A Church Named Rachel

A Church Named Rachel

On December 21, the Christian Church solemnly remembered the innocent babies of Bethlehem slaughtered at King Herod’s fear-driven command. The Gospel writer Matthew reached deep into the Old Testament, into the very words of the weeping prophet, Jeremiah, to capture the depth of the people’s grief: 

“A voice was heard in Ramah,
weeping and loud lamentation,
Rachel weeping for her children;
she refused to be comforted, because they are no more.”[1]  

These are powerful, sobering words. “Weeping and loud lamentation… her children… are no more.”  

A 19th century poet poignantly captured the mood:  

Oh, who shall tell what fearful pangs
That mother’s heart are rending,
As o’er her infant’s little grave
Her wasted form is bending;
From many an eye that weeps today
Delight may beam tomorrow;
But she, -- her precious babe is not!
And what remains but sorrow?

As the Church we grieve for each child deprived of life by Herod’s sinful sword. Tragically, the Christian Church is moved to grief and lamentation still today as innocents continue to be slaughtered legally in our country. Under the banners of “health care,” “choice,” “privacy,” and “rights,” abortion takes the life of an innocent child every 35 seconds. Compounding the tragedy is the unthinkable fact that women are hiring Herod to slaughter these innocents.

Many of these women later regret their abortions and are left with deep and lasting grief as they realize too late that their children are no more. If not for God’s grace in Christ, available to all who repent, their lament would be absolute and eternal.

The Church stands beside them in their sorrow. Together we grieve. Yet in our grief we hope. In our grief we pray. And in our grief we act. We hope in the God who raises the dead and heals the broken. We hope in His Second Advent when He will make all things new and liberate our hearts from their sorrow.

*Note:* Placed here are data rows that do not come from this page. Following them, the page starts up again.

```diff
@@ -718,7 +740,7 @@
 int fhe_rgb_f64_make_consts(const fhe_ctx *c, const ulonglong2 *d_c, double **out, hipStream_t st) {
     const u32 total = 9 * c->k * c->n;
     HIP_TRY(hipMalloc(out, sizeof(double) * total));
-    k_consts_to_f64<<<(total + 255) / 256, 256, 0, st>>>(d_c, *out, c->qb.d_mod, c->k, c->n, 3, total);
+    k_consts_to_f64<<<(total + 255) / 256, 256, 0, st>>>(d_c, *out, c->qb.d_mod, c->k, c->n, 3, total, c->qb.d_itw, ~0u);
     KERNEL_CHECK();
     return FHE_OK;
 }
@@ -900,7 +922,7 @@
 int fhe_idct_f64_make_consts(const fhe_ctx *c, const ulonglong2 *d_consts, double **out, hipStream_t st) {
     const u32 total = DCT_NCONST * c->k * c->n;
     HIP_TRY(hipMalloc(out, sizeof(double) * total));
-    k_consts_to_f64<<<(total + 255) / 256, 256, 0, st>>>(d_consts, *out, c->qb.d_mod, c->k, c->n, dct_shape_le(c), total);
+    k_consts_to_f64<<<(total + 255) / 256, 256, 0, st>>>(d_consts, *out, c->qb.d_mod, c->k, c->n, dct_shape_le(c), total, c->qb.d_itw, ~0u);
     KERNEL_CHECK();
     return FHE_OK;
 }
diff --git a/fully-homomorphic-image-processing_amd/csrc/fhe_hip.hip b/fully-homomorphic-image-processing_amd/csrc/fhe_hip.hip
--- a/fully-homomorphic-image-processing_amd/csrc/fhe_hip.hip
+++ b/fully-homomorphic-image-processing_amd/csrc/fhe_hip.hip
@@ -32,6 +32,7 @@
     const size_t cnt = primes.size();
     B.primes = primes;
     std::vector<ulonglong2> tw(cnt * n), itw(cnt * n);
+    std::vector<u64> itw1_plain(cnt);
     B.h_mod.resize(cnt);
     for (size_t i = 0; i < cnt; ++i) {
         const u64 q = primes[i];
@@ -47,6 +48,7 @@
             ip = mulmod(ip, ipsi, q);
         }
         itw[i * n + 0] = make_ulonglong2(ninv, shoup(ninv, q));
+        itw1_plain[i] = itw[i * n + 1].x;
         const u64 w1 = mulmod(itw[i * n + 1].x, ninv, q);
         itw[i * n + 1] = make_ulonglong2(w1, shoup(w1, q));
         Modulus m;
@@ -123,7 +125,7 @@
         }
     }
     if (want_f64) {
-        std::vector<double> twd(cnt * n), itwd(cnt * n);
+        std::vector<double> twd(cnt * n), itwd(cnt * n), itw1d(cnt);
         for (size_t i = 0; i < cnt; ++i) {
             const u64 q = primes[i];
             auto centred = [q](u64 w) { return w > q / 2 ? -(double)(q - w) : (double)w; };
@@ -131,11 +133,14 @@
                 twd[i * n + j] = centred(tw[i * n + j].x);
                 itwd[i * n + j] = centred(itw[i * n + j].x);
             }
+            itw1d[i] = centred(itw1_plain[i]);
         }
         HIP_TRY(hipMalloc(&B.d_tw_f64, sizeof(double) * cnt * n));
         HIP_TRY(hipMalloc(&B.d_itw_f64, sizeof(double) * cnt * n));
+        HIP_TRY(hipMalloc(&B.d_itw1_f64, sizeof(double) * cnt));
         HIP_TRY(hipMemcpy(B.d_tw_f64, twd.data(), sizeof(double) * cnt * n, hipMemcpyHostToDevice));
         HIP_TRY(hipMemcpy(B.d_itw_f64, itwd.data(), sizeof(double) * cnt * n, hipMemcpyHostToDevice));
+        HIP_TRY(hipMemcpy(B.d_itw1_f64, itw1d.data(), sizeof(double) * cnt, hipMemcpyHostToDevice));
     }
     return FHE_OK;
 }
@@ -145,6 +150,7 @@
     if (B.d_mod) (void)hipFree(B.d_mod);
     if (B.d_tw_f64) (void)hipFree(B.d_tw_f64);
     if (B.d_itw_f64) (void)hipFree(B.d_itw_f64);
+    if (B.d_itw1_f64) (void)hipFree(B.d_itw1_f64);
     if (B.d_tw_pm) (void)hipFree(B.d_tw_pm);
     if (B.d_itw_pm) (void)hipFree(B.d_itw_pm);
     if (B.d_pm) (void)hipFree(B.d_pm);
@@ -153,8 +159,8 @@
     B.d_tw_pm = B.d_itw_pm = B.d_tw_pm3 = B.d_itw_pm3 = nullptr;
     B.d_pm = nullptr;
     B.pm_class = 0;
-    B.d_tw_f64 = B.d_itw_f64 = nullptr;
-    B.d_tw = B.d_itw = nullptr;
+    B.d_tw_f64 = B.d_itw_f64 = B.d_itw1_f64 = nullptr;
+    B.d_tw =B.d_itw = nullptr;
     B.d_mod = nullptr;
 }
 
diff --git a/fully-homomorphic-image-processing_amd/csrc/fp64_core.h b/fully-homomorphic-image-processing_amd/csrc/fp64_core.h
--- a/fully-homomorphic-image-processing_amd/csrc/fp64_core.h
+++ b/fully-homomorphic-image-processing_amd/csrc/fp64_core.h
@@ -36,6 +36,13 @@
 __device__ __forceinline__ double u52_biased(u64 v) { return __longlong_as_double((long long)(v | 0x4330000000000000ULL)); }
 __device__ __forceinline__ u64 f64_to_residue(double v, double pbias) {
     return (u64)__double_as_longlong(v + (v < 0.0 ? pbias : 4503599627370496.0)) & 0x000FFFFFFFFFFFFFULL;
+}
+constexpr double FLOOR_RESIDUE_EPS = 0x1p-38;
+constexpr int FLOOR_RESIDUE_MAX_PRIME_BITS = 37, FLOOR_RESIDUE_MAX_RATIO = 4916;
+__device__ __forceinline__ u64 f64_floor_residue(double x, double p, double pinv) {
+    const double q = __builtin_floor(__builtin_fma(x, pinv, FLOOR_RESIDUE_EPS));
+    const double r = __builtin_fma(-q, p, x);
+    return (u64)__double_as_longlong(r + 4503599627370496.0) & 0x000FFFFFFFFFFFFFULL;
 }
 
 typedef u32 u32x2 __attribute__((ext_vector_type(2)));
diff --git a/fully-homomorphic-image-processing_amd/csrc/internal.h b/fully-homomorphic-image-processing_amd/csrc/internal.h
--- a/fully-homomorphic-image-processing_amd/csrc/internal.h
+++ b/fully-homomorphic-image-processing_amd/csrc/internal.h
@@ -29,6 +29,7 @@
     Modulus *d_mod = nullptr;
     std::vector<Modulus> h_mod;
     double *d_tw_f64 = nullptr, *d_itw_f64 = nullptr;
+    double *d_itw1_f64 = nullptr;
     ulonglong2 *d_tw_pm = nullptr, *d_itw_pm = nullptr;
     ulonglong2 *d_tw_pm3 = nullptr, *d_itw_pm3 = nullptr;
     PmMod *d_pm = nullptr;
```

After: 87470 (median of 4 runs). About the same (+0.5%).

We pray to the God of life to change hearts and minds through His Gospel so that the slaughter of the innocents will cease. We pray for husbands and wives to welcome the gift of life into their families and to celebrate it above financial gain or career aspirations. We pray for governments to defend the defenseless and rightly to see the humanity and dignity of the unborn. 

And we act through word and deed on behalf of the unborn and the men and women grieving their deadly choice. We act as the Church by embracing the repentant. We act as a Church by confessing life to be sacred from the womb to the tomb. We act as a Church by encouraging adoption. We act as members of the Church by speaking in the public square in defense of life, by advocating for laws that defend life from conception to natural death.

But one of the most important things we do for the world is lament. As the Church, we are Rachel to the world, rightly lamenting life’s loss. The lives lost to abortion cannot be ignored or forgotten. Our tears must flow for them. Our lamentation must echo for them, lest we let them be no more in our memory.

Until Christ returns to bind up our festering wounds and to heal our broken hearts, we are a Church named Rachel. – Pastor Conner

1 Rachel, the beloved wife of Jacob, had died in childbirth and was buried in Ramah. Years later, the prophet Jeremiah depicted Rachel weeping for the Israelites in exile.